Lane was staying at Midway Residential Care Facility on Moore Duncan Highway west of Spartanburg in September when he went to the hospital on two consecutive days after run-ins with other residents. During his second visit on Sept. 28, he was accused of assaulting a patient. Police arrested him.
Sometime before 2 a.m. the next morning, he began banging his head on his cell wall, according to an incident report. A deputy tried to move Lane to a padded cell and used pepper spray when he wouldn’t come out. When Lane rinsed his eyes out with water from the toilet bowl, the deputy pepper sprayed the toilet.
Lane came out of his cell and the deputy took him to the shower area. When he did not comply with the deputy's commands, he was pepper sprayed again and a stun gun was used. Then he was moved to the padded cell.
Shortly before 9 a.m. that morning, a jail nurse injected him with one fast-acting and one slow-acting dose of the anti-psychotic medicine Aristada before he went back to Midway. Lane’s family said he had never received that medication before, and afterward began sweating and complaining of burning sensations.
He went back to the hospital for suicidal ideation and visual hallucinations around 2:20 a.m.
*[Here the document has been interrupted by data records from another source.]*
#ifndef RR_PX
#define RR_PX 8
#endif
#ifndef RR_TY
#define RR_TY 4
#endif
#define RR_MBITS 3
#ifndef RR_DEEP
#define RR_DEEP 3
#endif
__device__ __forceinline__ int rr_label(const int *X, unsigned q) { return at32(X, q) >> RR_MBITS; }
template <int PHASE, bool INNER>
__device__ __forceinline__ void rr_tile(const int *X, int *Y, const u64 *__restrict__ allow, int iw, int ih, int *flags, int round, int bx, int by, int *hk, int *hv, int *tmin) {
  const int tid = rd_ty() * 64 + threadIdx.x;
  constexpr bool near = PHASE == 1;
  const int mark = 1 + round % 7, mark_prev = round > 0 ? 1 + (round - 1) % 7 : 8;
  const int lx = (int)threadIdx.x, ly = rd_ty() * RR_PX;
  const int yb = by * (RR_TY * RR_PX) + ly;
  const int x0 = bx * 64, x = x0 + lx;
  const unsigned rowb = (unsigned)iw << 2;
  unsigned pb[RR_PX];
  int og[RR_PX], g[RR_PX], nx[RR_PX], w0[RR_PX];
  unsigned a[RR_PX];
  bool valid[RR_PX], act[RR_PX], todo[RR_PX];
  {
    int l[RR_PX][5];
    int ed[RR_PX];
    static_assert(RR_PX == 8, "the allow bytes of a thread's 8 rows are one word (k_region_init)");
    if (INNER) {
      const unsigned tb = (unsigned)(yb * iw + x0) << 2;
      const u64 aw = atu(allow, (unsigned)((yb >> 3) * iw + x0) + (unsigned)lx);
      const unsigned b0 = tb + ((unsigned)lx << 2), e0 = tb + (lx < 32 ? 0u - 4u : 256u);
#pragma unroll
      for (int k = 0; k < RR_PX; k++) {
        valid[k] = true;
        pb[k] = b0 + (unsigned)k * rowb;
        a[k] = (unsigned)(aw >> (8 * k)) & 0xffu;
        l[k][0] = atb(X, pb[k]);
      }
      l[0][1] = atb(X, pb[0] - rowb);
      l[RR_PX - 1][4] = atb(X, pb[RR_PX - 1] + rowb);
#pragma unroll
      for (int k = 0; k < RR_PX; k++) ed[k] = atb(X, e0 + (unsigned)k * rowb);
    } else {
      const bool colin = x < iw && yb < ih;
      const u64 aw = allow[colin ? (size_t)(yb >> 3) * iw + x : 0];
#pragma unroll
      for (int k = 0; k < RR_PX; k++) {
        const int y = yb + k;
        valid[k] = x < iw && y < ih;
        pb[k] = valid[k] ? (unsigned)(y * iw + x) << 2 : 0u;
        a[k] = valid[k] ? (unsigned)(aw >> (8 * k)) & 0xffu : 0u;
        l[k][0] = atb(X, pb[k]);
      }
      l[0][1] = atb(X, (valid[0] && yb > 0) ? pb[0] - rowb : pb[0]);
      l[RR_PX - 1][4] = atb(X, (valid[RR_PX - 1] && yb + RR_PX - 1 < ih - 1) ? pb[RR_PX - 1] + rowb : pb[RR_PX - 1]);
      const int xe = lx < 32 ? x0 - 1 : x0 + 64;
#pragma unroll
      for (int k = 0; k < RR_PX; k++) {
        const int y = yb + k;
        ed[k] = atb(X, (y < ih && xe >= 0 && xe < iw) ? (unsigned)(y * iw + xe) << 2 : pb[k]);
      }
    }
#pragma unroll
    for (int k = 0; k < RR_PX; k++) {
      l[k][2] = __builtin_amdgcn_update_dpp(ed[k], l[k][0], 0x138, 0xf, 0xf, false);
      l[k][3] = __builtin_amdgcn_update_dpp(ed[k], l[k][0], 0x130, 0xf, 0xf, false);
    }
#pragma unroll
    for (int k = 0; k < RR_PX; k++) {
      if (k > 0) l[k][1] = l[k - 1][0];
      if (k < RR_PX - 1) l[k][4] = l[k + 1][0];
    }
#pragma unroll
    for (int k = 0; k < RR_PX; k++) {
      w0[k] = l[k][0];
      int m = w0[k];
#pragma unroll
      for (int c = 1; c < 5; c++) {
        const int t = __builtin_amdgcn_sbfe((int)a[k], c - 1, 1);
        const int xk = (l[k][c] & t) | (0x7fffffff & ~t);
        m = xk < m ? xk : m;
      }
      og[k] = w0[k] >> RR_MBITS;
      g[k] = m >> RR_MBITS;
      act[k] = INNER || (a[k] & 16);
    }
  }
  const float inv_iw = 1.0f / (float)iw;
#pragma unroll
  for (int k = 0; k < RR_PX; k++) {
    const int v = rr_label(X, (unsigned)g[k]);
    nx[k] = act[k] ? v : g[k];
  }
  for (int j = 1; j < 8; j++) {
    bool moving = false;
#pragma unroll
    for (int k = 0; k < RR_PX; k++) moving = moving || nx[k] != g[k];
    if (!__any(moving)) break;
#pragma unroll
    for (int k = 0; k < RR_PX; k++) { g[k] = nx[k]; nx[k] = rr_label(X, (unsigned)nx[k]); }
  }
  bool any_todo = false;
#pragma unroll
  for (int k = 0; k < RR_PX; k++) {
    g[k] = act[k] ? nx[k] : og[k];
    todo[k] = g[k] != og[k];
    const bool lag = (w0[k] & 7) == mark_prev;
    if (!near && (INNER || valid[k]) && (todo[k] || lag)) atomicMin(&atb(Y, pb[k]), (g[k] << RR_MBITS) | (todo[k] ? mark : 0));
    any_todo = any_todo || todo[k];
  }
  if (near) {
    const int origin = by * (RR_TY * RR_PX) * iw + bx * 64;
    bool out[RR_PX];
#pragma unroll
    for (int k = 0; k < RR_PX; k++) {
      const int d = og[k] - origin;
      bool inside = false;
      int cell = 0;
      if (d >= 0 && d < RR_TY * RR_PX * iw) {
        int row = (int)((float)d * inv_iw), col = d - row * iw;
        if (col < 0) { row--; col += iw; } else if (col >= iw) { row++; col -= iw; }
        inside = col < 64 && row < RR_TY * RR_PX && bx * 64 + col < iw;
        cell = row * 64 + col;
      }
      if (todo[k] && inside) atomicMin(&tmin[cell], g[k]);
      out[k] = todo[k] && !inside;
    }
#pragma unroll
    for (int k = 0; k < RR_PX; k++) { const int w = (g[k] << RR_MBITS) | mark; if (out[k]) atomicMin(&Y[og[k]], w); }
    __syncthreads();
#pragma unroll
    for (int k = 0; k < RR_PX; k++) {
      if (!INNER && !valid[k]) continue;
      const bool lag = (w0[k] & 7) == mark_prev;
      int w = (todo[k] || lag) ? ((g[k] << RR_MBITS) | (todo[k] ? mark : 0)) : 0x7fffffff;
      const int h = tmin[(ly + k) * 64 + lx];
      if (h != 0x7fffffff) { const int wh = (h << RR_MBITS) | mark; w = wh < w ? wh : w; }
      if (w != 0x7fffffff) atomicMin(&atb(Y, pb[k]), w);
    }
    if (__any(any_todo) && threadIdx.x == 0) flags[round] = 1;
    return;
  }
  auto hook = [&](int key, int val) {
    const int w = (val << RR_MBITS) | mark;
    if (w < ld_agent(&Y[key])) atomicMin(&Y[key], w);
  };
  if (__any(any_todo)) {
    bool need[RR_PX];
#pragma unroll
    for (int k = 0; k < RR_PX; k++) {
      const int pog = __builtin_amdgcn_mov_dpp(og[k], 0x138, 0xf, 0xf, true), pg = __builtin_amdgcn_mov_dpp(g[k], 0x138, 0xf, 0xf, true);
      need[k] = todo[k] && (pog != og[k] || pg != g[k]);
    }
    if (PHASE == 2) {
#pragma unroll
      for (int k = 0; k < RR_PX; k++) { const int w = (g[k] << RR_MBITS) | mark; if (need[k] && w < ld_agent(&Y[og[k]])) atomicMin(&Y[og[k]], w); }
    } else {
#pragma unroll
      for (int k = 0; k < RR_PX; k++) {
        if (!need[k]) continue;
        unsigned h = ((unsigned)og[k] * 2654435761u) >> 23;
        int probes = 0;
        for (;;) {
          const int kprev = atomicCAS(&hk[h], -1, og[k]);
          if (kprev == -1 || kprev == og[k]) { atomicMin(&hv[h], g[k]); break; }
          h = (h + 1) & 511;
          if (++probes == 16) { hook(og[k], g[k]); break; }
        }
      }
    }
    if (threadIdx.x == 0) flags[round] = 1;
  }
  if (PHASE != 3) return;
  __syncthreads();
  for (int t = tid; t < 512; t += 64 * RR_TY) {
    const int key = hk[t];
    if (key != -1) hook(key, hv[t]);
  }
}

Oct. 1 then left that afternoon, according to SLED. He disappeared until someone called the sheriff’s office to report a man on Chesnee Highway the night of Oct. 2. A sheriff’s deputy stopped Lane for walking in the road.
Lane was scared and thought zombies were chasing him, according to the SLED report. He initially ran away, then surrendered with his hands up. He was booked into jail at 10:55 p.m. and put on “suicide watch” because of his behavior during booking, the SLED report said.
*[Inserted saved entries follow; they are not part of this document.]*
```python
_f = C.c_void_p
_i = C.c_int
# ... 113 lines not shown
    "lpm_bn_rows_fwd": (_i, [_f, _i, _i, _f, _f, _fl, _fl, _i, _f, _f, _f, _f, _f, _f, _s, _f]),
    "lpm_bn_bwd_workspace_bytes": (_s, [_i, _i]),
    "lpm_bn_bwd": (_i, [_f, _f, _f, _f, _f, _fl, _i, _i, _f, _f, _f, _f, _s, _f]),
    "lpm_bn_bwd_x16": (_i, [_f, _f, _f, _f, _f, _fl, _i, _i, _f, _f, _f, _f, _s, _f]),
    "lpm_split_rows": (_i, [_f, _l, _l, _i, _f, _i, _i, _f, _f]),
    "lpm_split_weight": (_i, [_f, _i, _i, _f, _f, _f]),
    "lpm_split_rows_relu_bwd_workspace_bytes": (_s, [_l, _i]),
    "lpm_bias_act_fwd": (_i, [_f, _f, _i, _l, _i, _f]),
    "lpm_bias_act_bwd_workspace_bytes": (_s, [_l, _i]),
    "lpm_bias_act_bwd": (_i, [_f, _f, _i, _l, _i, _f, _f, _f, _s, _f]),
    "lpm_split_rows_relu_bwd": (_i, [_f, _l, _i, _f, _f, _f, _f, _s, _f]),
    "lpm_layer_norm_workspace_bytes": (_s, [_i, _i]),
    "lpm_layer_norm_fwd": (_i, [_f, _f, _f, _f, _i, _i, _i, _fl, _f, _f, _f, _f, _s, _f]),
    "lpm_layer_norm_bwd": (_i, [_f, _f, _f, _f, _i, _i, _i, _f, _f, _f, _f, _s, _f]),
    "lpm_layer_norm_act_fwd": (_i, [_f, _f, _i, _f, _f, _f, _i, _i, _i, _fl, _f, _l, _f, _f, _f, _s, _f]),
    "lpm_layer_norm_pair_fwd": (_i, [_f, _f, _i, _f, _f, _f, _f, _f, _i, _i, _i, _fl, _f, _l, _f, _f, _f, _f, _f, _s, _f]),
    "lpm_layer_norm_act_bwd": (_i, [_f, _l, _f, _f, _f, _f, _f, _i, _i, _i, _i, _f, _f, _f, _f, _f, _f, _f, _f, _s, _f]),
    "lpm_layer_norm_act_mask_image_fwd": (_i, [_f, _f, _i, _f, _fl, _f, _f, _f, _i, _i, _i, _fl, _f, _l, _f, _f, _f, _f, _s, _f]),
    "lpm_layer_norm_act_mask_bwd": (_i, [_f, _l, _f, _f, _f, _f, _f, _i, _f, _fl, _i, _i, _i, _f, _f, _f, _f, _f, _f, _f, _f, _s, _f]),
    "lpm_layer_norm_act_mask_bwd_fmt": (_i, [_f, _l, _f, _f, _f, _f, _f, _i, _f, _fl, _i, _i, _i, _f, _f, _f, _f, _f, _f, _f, _f, _s, _f, _f]),
    "lpm_mha_fwd": (_i, [_f, _f, _f, _l, _i, _i, _i, _i, _fl, _f, _f, _f, _l, _f, _f]),
    "lpm_mha_fwd_x3": (_i, [_f, _f, _f, _l, _i, _i, _i, _i, _fl, _f, _f, _f, _l, _f, _f]),
    "lpm_mha_bwd": (_i, [_f, _f, _f, _l, _f, _f, _l, _f, _i, _i, _i, _i, _fl, _f, _f, _f, _f, _f, _l, _f, _f, _f, _f]),
    "lpm_mha_bn_dk_correct": (_i, [_f, _f, _l, _i, _i, _i, _i, _fl, _f, _f, _f, _l, _f, _f]),
    "lpm_mha_logit_stats_moments": (_i, [_f, _f, _l, _i, _i, _i, _i, _f, _f, _f]),
    "lpm_mha_bwd_x3": (_i, [_f, _f, _f, _l, _f, _f, _l, _f, _i, _i, _i, _i, _fl, _f, _f, _f, _f, _f, _l, _f, _f, _f, _f]),
    "lpm_mha_bwd_x3_image": (_i, [_f, _f, _f, _l, _f, _i, _f, _l, _f, _i, _i, _i, _i, _fl, _f, _f]),
    "lpm_mha_fwd_x3_image": (_i, [_f, _f, _f, _l, _i, _i, _i, _i, _fl, _f, _f, _f]),
    "lpm_mha_logit_stats_workspace_bytes": (_s, [_i, _i, _i]),
    "lpm_mha_logit_stats": (_i, [_f, _f, _l, _i, _i, _i, _i, _f, _f]),
    "lpm_moe_ce_nblk": (_i, [_i, _i]),
    "lpm_moe_ce_fwd": (_i, [_f, _f, _f, _i, _i, _i, _fl, _f, _f, _f, _f]),
    "lpm_moe_ce_bwd": (_i, [_f, _f, _f, _f, _f, _i, _i, _i, _fl, _f, _f, _f]),
    "lpm_clip_adam_scratch_bytes": (_s, [_l, _i]),
    "lpm_factored_clip_adam_scratch_bytes": (_s, [_i, _i]),
    "lpm_factored_clip_adam_q": (_i, [_f, _f, _f, _l, _f, _i, _i, _i, _f, _f, _f, _fl, _fl, _fl, _fl, _fl, _l, _f, _s, _f]),
    "lpm_factored_clip_adam_copy": (_i, [_f, _f, _f, _l, _f, _i, _i, _i, _f, _f, _f, _f, _fl, _fl, _fl, _fl, _fl, _l, _f, _s, _f]),
    "lpm_factored_clip_adam_copy_dx": (_i, [_f, _f, _f, _l, _f, _i, _i, _i, _f, _f, _f, _f, _f, _f, _l, _fl, _fl, _fl, _fl, _fl, _l, _f, _s, _f]),
    "lpm_factored_fold_supported": (_i, [_i, _i, _i]),
    "lpm_factored_clip_adam": (_i, [_f, _f, _i, _i, _i, _f, _f, _f, _fl, _fl, _fl, _fl, _fl, _l, _f, _s, _f]),
    "lpm_multi_tensor_clip_adam": (_i, [_f, _f, _f, _f, _f, _i, _l, _fl, _fl, _fl, _fl, _fl, _l, _f, _f]),
    "lpm_dropout_keep_mask": (_i, [_f, _l, _fl, C.c_uint64, _f]),
    "lpm_topk_rows": (_i, [_f, _i, _i, _i, _f, _f, _f]),
    "lpm_eval_rows": (_i, [_f, _f, _i, _i, _i, _f, _f, _f, _f, _f, _f, _f, _f]),
    "lpm_multi_tensor_clip_adam_l2": (_i, [_f, _f, _f, _f, _f, _f, _i, _l, _fl, _fl, _fl, _fl, _fl, _l, _f, _f]),
    "lpm_weight_pack": (_i, [_f, _i, _f]),
    "lpm_sum_splits": (_i, [_f, _i, _i, _i, _f, _f, _f, _i, _f]),
    "lpm_split_rows_fmt": (_i, [_f, _l, _l, _i, _f, _i, _i, _f, _f, _f, _f]),
    "lpm_split_rows_relu_bwd_fmt": (_i, [_f, _l, _i, _fl, _f, _i, _f, _f, _f, _s, _f, _f]),
    "lpm_split_weight_fmt": (_i, [_f, _i, _i, _f, _f, _i, _f]),
    "lpm_split_weight_tiles_fmt": (_i, [_f, _i, _i, _i, _f, _i, _f]),
    "lpm_split_rows_tiles_fmt": (_i, [_f, _l, _i, _i, _i, _f, _f, _f]),
    "lpm_image_row_tiles_fmt": (_i, [_f, _i, _i, _i, _f, _i, _f]),
    "lpm_dense_tiles_act_image_fwd_fmt": (_i, [_f, _i, _f, _f, _i, _i, _i, _fl, _f, _f, _f]),
    "lpm_dense_tiles_relu_bwd_image_fmt": (_i, [_f, _i, _f, _f, _i, _i, _i, _i, _fl, _f, _f, _f, _s, _f, _f]),
    "lpm_layer_norm_act_image_fwd_fmt": (_i, [_f, _f, _i, _f, _f, _f, _f, _i, _i, _i, _fl, _f, _l, _f, _f, _f, _f, _s, _f, _f]),
    "lpm_layer_norm_act_mask_image_fwd_fmt": (_i, [_f, _f, _i, _f, _fl, _f, _f, _f, _i, _i, _i, _fl, _f, _l, _f, _f, _f, _f, _s, _f, _f]),
    "lpm_layer_norm_act_bwd_fmt": (_i, [_f, _l, _f, _f, _f, _f, _f, _i, _i, _i, _i, _f, _f, _f, _f, _f, _f, _f, _f, _s, _f, _f]),
    "lpm_mha_fwd_x3_image_fmt": (_i, [_f, _f, _f, _l, _i, _i, _i, _i, _fl, _f, _f, _f, _f]),
    "lpm_mha_bwd_x3_image_fmt": (_i, [_f, _f, _f, _l, _f, _f, _f, _l, _f, _i, _i, _i, _i, _fl, _f, _f, _f]),
    "lpm_sum_splits_scaled": (_i, [_f, _i, _i, _i, _i, _fl, _f, _f, _f, _i, _f]),
    "lpm_mha_bwd_x3_bn_image_fmt": (_i, [_f, _f, _f, _l, _f, _f, _l, _f, _i, _i, _i, _i, _fl, _f, _f, _f, _f, _f, _f, _f, _f, _f]),
    "lpm_mha_bn_dk_correct_image": (_i, [_f, _f, _l, _i, _i, _i, _i, _fl, _f, _f, _f, _f, _f, _f, _f]),
    "lpm_bn_rows_act_image_fwd_fmt": (_i, [_f, _f, _i, _i, _i, _f, _f, _fl, _fl, _i, _f, _f, _f, _f, _f, _f, _s, _f, _f]),
    "lpm_bn_act_bwd_image_fmt": (_i, [_f, _f, _f, _i, _f, _f, _f, _fl, _i, _i, _f, _f, _f, _f, _f, _s, _f, _f]),
}
# ... 70 lines not shown
```

learnablepoolingmethods_amd/csrc/moe_head.hip:

```cpp
#include "lpm_common.h"

namespace lpm {

constexpr int MOE_MAX_MIX = 8;

__device__ __forceinline__ void moe_mix(const float* __restrict__ ga, const float* __restrict__ ea, int m, float* g, float* e, float* ne,
                                        float& p, float& q) {
    float mx = ga[0];
    for (int i = 1; i <= m; ++i) mx = fmaxf(mx, ga[i]);
    float s = 0.f;
    for (int i = 0; i <= m; ++i) {
        g[i] = __expf(ga[i] - mx);
        s += g[i];
    }
    const float inv = 1.f / s;
    p = 0.f;
    for (int i = 0; i <= m; ++i) g[i] *= inv;
    q = g[m];
    for (int i = 0; i < m; ++i) {
        const float a = ea[i], t = __expf(-fabsf(a)), r = 1.f / (1.f + t);
        const float big = r, small = t * r;
        e[i] = a >= 0.f ? big : small;
        ne[i] = a >= 0.f ? small : big;
        p = fmaf(g[i], e[i], p);
// ... 26 lines not shown

__global__ __launch_bounds__(256) void moe_ce_loss_reduce_kernel(const float* __restrict__ partial, int nblk, float inv_batch,
                                                                 float* __restrict__ loss) {
    __shared__ double sh[256];
    double s = 0.0;
    for (int i = threadIdx.x; i < nblk; i += 256) s += (double)partial[i];
    sh[threadIdx.x] = s;
    __syncthreads();
    for (int o = 128; o > 0; o >>= 1) {
        if (threadIdx.x < o) sh[threadIdx.x] += sh[threadIdx.x + o];
        __syncthreads();
    }
    if (threadIdx.x == 0) loss[0] = (float)(sh[0] * (double)inv_batch);
}

__global__ __launch_bounds__(256) void moe_ce_bwd_kernel(const float* __restrict__ gate_act, const float* __restrict__ expert_act,
                                                         const float* __restrict__ labels, const float* __restrict__ dloss,
                                                         const float* __restrict__ dpred, int64_t n, int m, float eps,
                                                         float inv_batch, float* __restrict__ dgate, float* __restrict__ dexpert) {
    const int64_t i = (int64_t)blockIdx.x * 256 + threadIdx.x;
    if (i >= n) return;
    float g[MOE_MAX_MIX + 1], e[MOE_MAX_MIX], ne[MOE_MAX_MIX], p, q;
    moe_mix(gate_act + i * (m + 1), expert_act + i * m, m, g, e, ne, p, q);
    float dp = dpred ? dpred[i] : 0.f;
    if (labels && dloss) {
        const float y = labels[i];
        dp += dloss[0] * inv_batch * -(y / (p + eps) - (1.f - y) / (q + eps));
    }
    for (int j = 0; j < m; ++j) {
        dexpert[i * m + j] = dp * g[j] * e[j] * ne[j];
        dgate[i * (m + 1) + j] = dp * g[j] * (q - ne[j]);
    }
    dgate[i * (m + 1) + m] = dp * g[m] * (0.f - p);
}

}

extern "C" int lpm_moe_ce_nblk(int B, int V) { return (int)(((int64_t)B * V + 255) / 256); }

extern "C" int lpm_moe_ce_fwd(const float* gate_act, const float* expert_act, const float* labels, int B, int V, int num_mixtures,
                              float eps, float* predictions, float* loss, float* loss_partial, lpm_stream_t stream) {
    using namespace lpm;
    LPM_REQUIRE(gate_act && expert_act && predictions, LPM_ERR_BADARG, "lpm_moe_ce_fwd: null pointer");
    LPM_REQUIRE((labels == nullptr) == (loss == nullptr) && (loss == nullptr) == (loss_partial == nullptr), LPM_ERR_BADARG,
                "lpm_moe_ce_fwd: labels, loss and loss_partial go together");
    LPM_REQUIRE(B > 0 && V > 0 && num_mixtures >= 1 && num_mixtures <= MOE_MAX_MIX, LPM_ERR_UNSUPPORTED_SHAPE,
                "lpm_moe_ce_fwd: need 1 <= num_mixtures <= %d (got %d)", MOE_MAX_MIX, num_mixtures);
    const int64_t n = (int64_t)B * V;
    const int nblk = lpm_moe_ce_nblk(B, V);
    hipStream_t s = (hipStream_t)stream;
    hipLaunchKernelGGL(moe_ce_fwd_kernel, dim3(nblk), dim3(256), 0, s, gate_act, expert_act, labels, n, num_mixtures, eps, predictions,
                       loss_partial);
    if (loss) hipLaunchKernelGGL(moe_ce_loss_reduce_kernel, dim3(1), dim3(256), 0, s, loss_partial, nblk, 1.f / (float)B, loss);
    return check_launch("lpm_moe_ce_fwd");
}

extern "C" int lpm_moe_ce_bwd(const float* gate_act, const float* expert_act, const float* labels, const float* dloss,
                              const float* dpredictions, int B, int V, int num_mixtures, float eps, float* dgate_act,
                              float* dexpert_act, lpm_stream_t stream) {
    using namespace lpm;
    LPM_REQUIRE(gate_act && expert_act && dgate_act && dexpert_act, LPM_ERR_BADARG, "lpm_moe_ce_bwd: null pointer");
    LPM_REQUIRE((labels == nullptr) == (dloss == nullptr), LPM_ERR_BADARG, "lpm_moe_ce_bwd: labels and dloss go together");
    LPM_REQUIRE(B > 0 && V > 0 && num_mixtures >= 1 && num_mixtures <= MOE_MAX_MIX, LPM_ERR_UNSUPPORTED_SHAPE,
                "lpm_moe_ce_bwd: need 1 <= num_mixtures <= %d (got %d)", MOE_MAX_MIX, num_mixtures);
    const int64_t n = (int64_t)B * V;
    hipLaunchKernelGGL(moe_ce_bwd_kernel, dim3(lpm_moe_ce_nblk(B, V)), dim3(256), 0, (hipStream_t)stream, gate_act, expert_act, labels, dloss,
                       dpredictions, n, num_mixtures, eps, 1.f / (float)B, dgate_act, dexpert_act);
    return check_launch("lpm_moe_ce_bwd");
}
```

learnablepoolingmethods_amd/ops.py:

```python
from __future__ import annotations

import ctypes as C
import os
import weakref
from typing import NamedTuple, Optional

import torch

from . import _capi
from ._capi import LPM_VLAD_NRM_RAW, LPM_VLAD_OUT_KMAJOR, LPM_VLAD_RESIDUAL, LPM_VLAD_SOFTMAX, LpmError, ptr, stream_ptr

BN_EPS = 1e-3
BN_DECAY = 0.999

VLAD_PRECISION = os.environ.get("LPM_VLAD_PRECISION", "bf16x3")
VLAD_TILES3 = os.environ.get("LPM_VLAD_TILES3", "1") != "0"
VLAD_FUSED = os.environ.get("LPM_VLAD_FUSED", "0") == "1"
PROJ_STREAM = os.environ.get("LPM_PROJ_STREAM", "1") != "0"
PROJ_DX_STREAM_MIN_N = int(os.environ.get("LPM_PROJ_DX_STREAM_MIN_N", "512"))
BN_ACT_FUSED = os.environ.get("LPM_BN_ACT_FUSED", "1") != "0"
BIAS_ACT_FUSED = os.environ.get("LPM_BIAS_ACT_FUSED", "1") != "0"
FACTORED_NORM_QUADFORM = os.environ.get("LPM_FACTORED_NORM_QUADFORM", "1") != "0"
VLAD_SOFTMAX_FUSED = os.environ.get("LPM_VLAD_SOFTMAX_FUSED", "0") == "1"
FRAME_ROW_TILES = os.environ.get("LPM_FRAME_ROW_TILES", "0") == "1"
VLAD_FUSED_DEBUG_FALLBACK = False

VLAD_KMAJOR_SCALED = os.environ.get("LPM_VLAD_KMAJOR_SCALED", "0") == "1"
VLAD_CLIP = os.environ.get("LPM_VLAD_CLIP", "1") != "0"
VLAD_CLIP16 = os.environ.get("LPM_VLAD_CLIP16", "1") != "0"
FFN_TILES = os.environ.get("LPM_FFN_TILES", "1") != "0"
DIRECT_WGRAD = True
FFN_MOD_FUSED = os.environ.get("LPM_FFN_MOD_FUSED", "1") != "0"
ASSIGN_PRECISION = os.environ.get("LPM_ASSIGN_PRECISION", "bf16x3")

MHA_PRECISION = os.environ.get("LPM_MHA_PRECISION", "bf16x3")
MHA_BN_PRECISION = os.environ.get("LPM_MHA_BN_PRECISION", "mixed")
MHA_BN_MIXED = os.environ.get("LPM_MHA_BN_MIXED", "auto,bf16x3,bf16x3")
MHA_BN_X3_MIN_KEYS = int(os.environ.get("LPM_MHA_BN_X3_MIN_KEYS", "128"))

_XT_CACHE = {}
MHA_BN_MOMENTS = os.environ.get("LPM_MHA_BN_MOMENTS", "1") != "0"
MHA_BN_ONEPASS = os.environ.get("LPM_MHA_BN_ONEPASS", "1") != "0"
LN_IMAGE = os.environ.get("LPM_LN_IMAGE", "1") != "0"
SPLIT_VECTOR = True
V2_SPLIT_COLUMNS = True
DEBUG_TAP = None

KERNEL_TIMELINE = None


class _timed:
    def __init__(self, name, dims):
        self.name, self.dims = name, dims

    def __enter__(self):
        if KERNEL_TIMELINE is not None:
            self.t0 = torch.cuda.Event(enable_timing=True)
            self.t1 = torch.cuda.Event(enable_timing=True)
            self.t0.record()
        return self

    def __exit__(self, *exc):
        if KERNEL_TIMELINE is not None:
            self.t1.record()
            KERNEL_TIMELINE.append((self.name, self.dims, self.t0, self.t1))
        return False


def _f32(t: torch.Tensor, what: str) -> torch.Tensor:
    if t.dtype != torch.float32:
        raise LpmError(f"{what}: expected float32, got {t.dtype}")
    return t


# ... 2888 lines not shown
        if labels is not None:
            labels = labels.to(device=gate_act.device, dtype=torch.float32).contiguous()
            loss = _empty((), gate_act)
            part = _empty((lib._lpm_moe_ce_nblk(B, V),), gate_act)
        lib.check(lib._lpm_moe_ce_fwd(ptr(gate_act), ptr(expert_act), ptr(labels), B, V, num_mixtures, eps, ptr(pred), ptr(loss),
                                      ptr(part), stream_ptr()), "lpm_moe_ce_fwd")
        ctx.dims = (B, V, num_mixtures, eps)
        ctx.save_for_backward(gate_act, expert_act, labels)
        ctx.set_materialize_grads(False)
        if labels is None:
            ctx.mark_non_differentiable()
            return pred, None
        return pred, loss

    @staticmethod
    def backward(ctx, dpred, dloss):
        lib = _capi.load()
        B, V, m, eps = ctx.dims
        gate_act, expert_act, labels = ctx.saved_tensors
        dgate, dexpert = torch.empty_like(gate_act), torch.empty_like(expert_act)
        if dloss is None and labels is not None:
            dloss = torch.zeros((), dtype=torch.float32, device=gate_act.device)
        dloss = dloss.contiguous() if dloss is not None else None
        dpred = dpred.contiguous() if dpred is not None else None
        lib.check(lib._lpm_moe_ce_bwd(ptr(gate_act), ptr(expert_act), ptr(labels), ptr(dloss), ptr(dpred), B, V, m, eps, ptr(dgate),
                                      ptr(dexpert), stream_ptr()), "lpm_moe_ce_bwd")
        return dgate, dexpert, None, None, None


def moe_cross_entropy(gate_act, expert_act, labels, num_mixtures, eps=10e-6):
    return _MoeCrossEntropy.apply(gate_act, expert_act, labels, int(num_mixtures), float(eps))
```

He was put first into a regular cell while the padded cell was cleaned, but immediately started hitting his head on the cell wall. Deputies used a stun gun while trying to move Lane to the padded cell. A detention center nurse came to check on Lane around 11:30 p.m. before he was moved. She told SLED she noticed no complaints of pain or signs of distress but was unable to take Lane’s vitals because of his behavior.
Once Lane was in the padded cell, he continued to punch the air, according to the coroner's office investigation. He was sweating profusely and breathing heavily, and his activity decreased through the early morning. Sweating, rapid breathing and an altered mental state are all symptoms of NMS.
“Despite them giving him the drug, they failed to recognize the number one side effect associated with the drug they gave him,” said Christopher Pracht, the family’s attorney.
Citing surveillance footage, the coroner’s office report said that at 1:18 a.m. Oct. 3, Lane fell into a “partially prone” position, with his head and chest down and his legs bent in a “frog leg-like position to the sides.” Between 2:36 and 2:45 a.m., it appeared he was having seizures. Then he stopped moving.
NMS is "a lethal medical condition that requires hospitalization and special care immediately,” Pracht said. “In the critical hours, in the critical moments where Lavell’s life could have been saved, as best I can tell from SLED’s investigation, he was in a padded cell being videotaped dying, and nobody did anything.”
The SLED report makes no mention of anyone checking on him during those hours in the cell. A deputy walked by the cell around 4 a.m. and saw Lane on the floor in a “praying position” but did nothing, the SLED report said.
Lane was found dead 45 minutes later.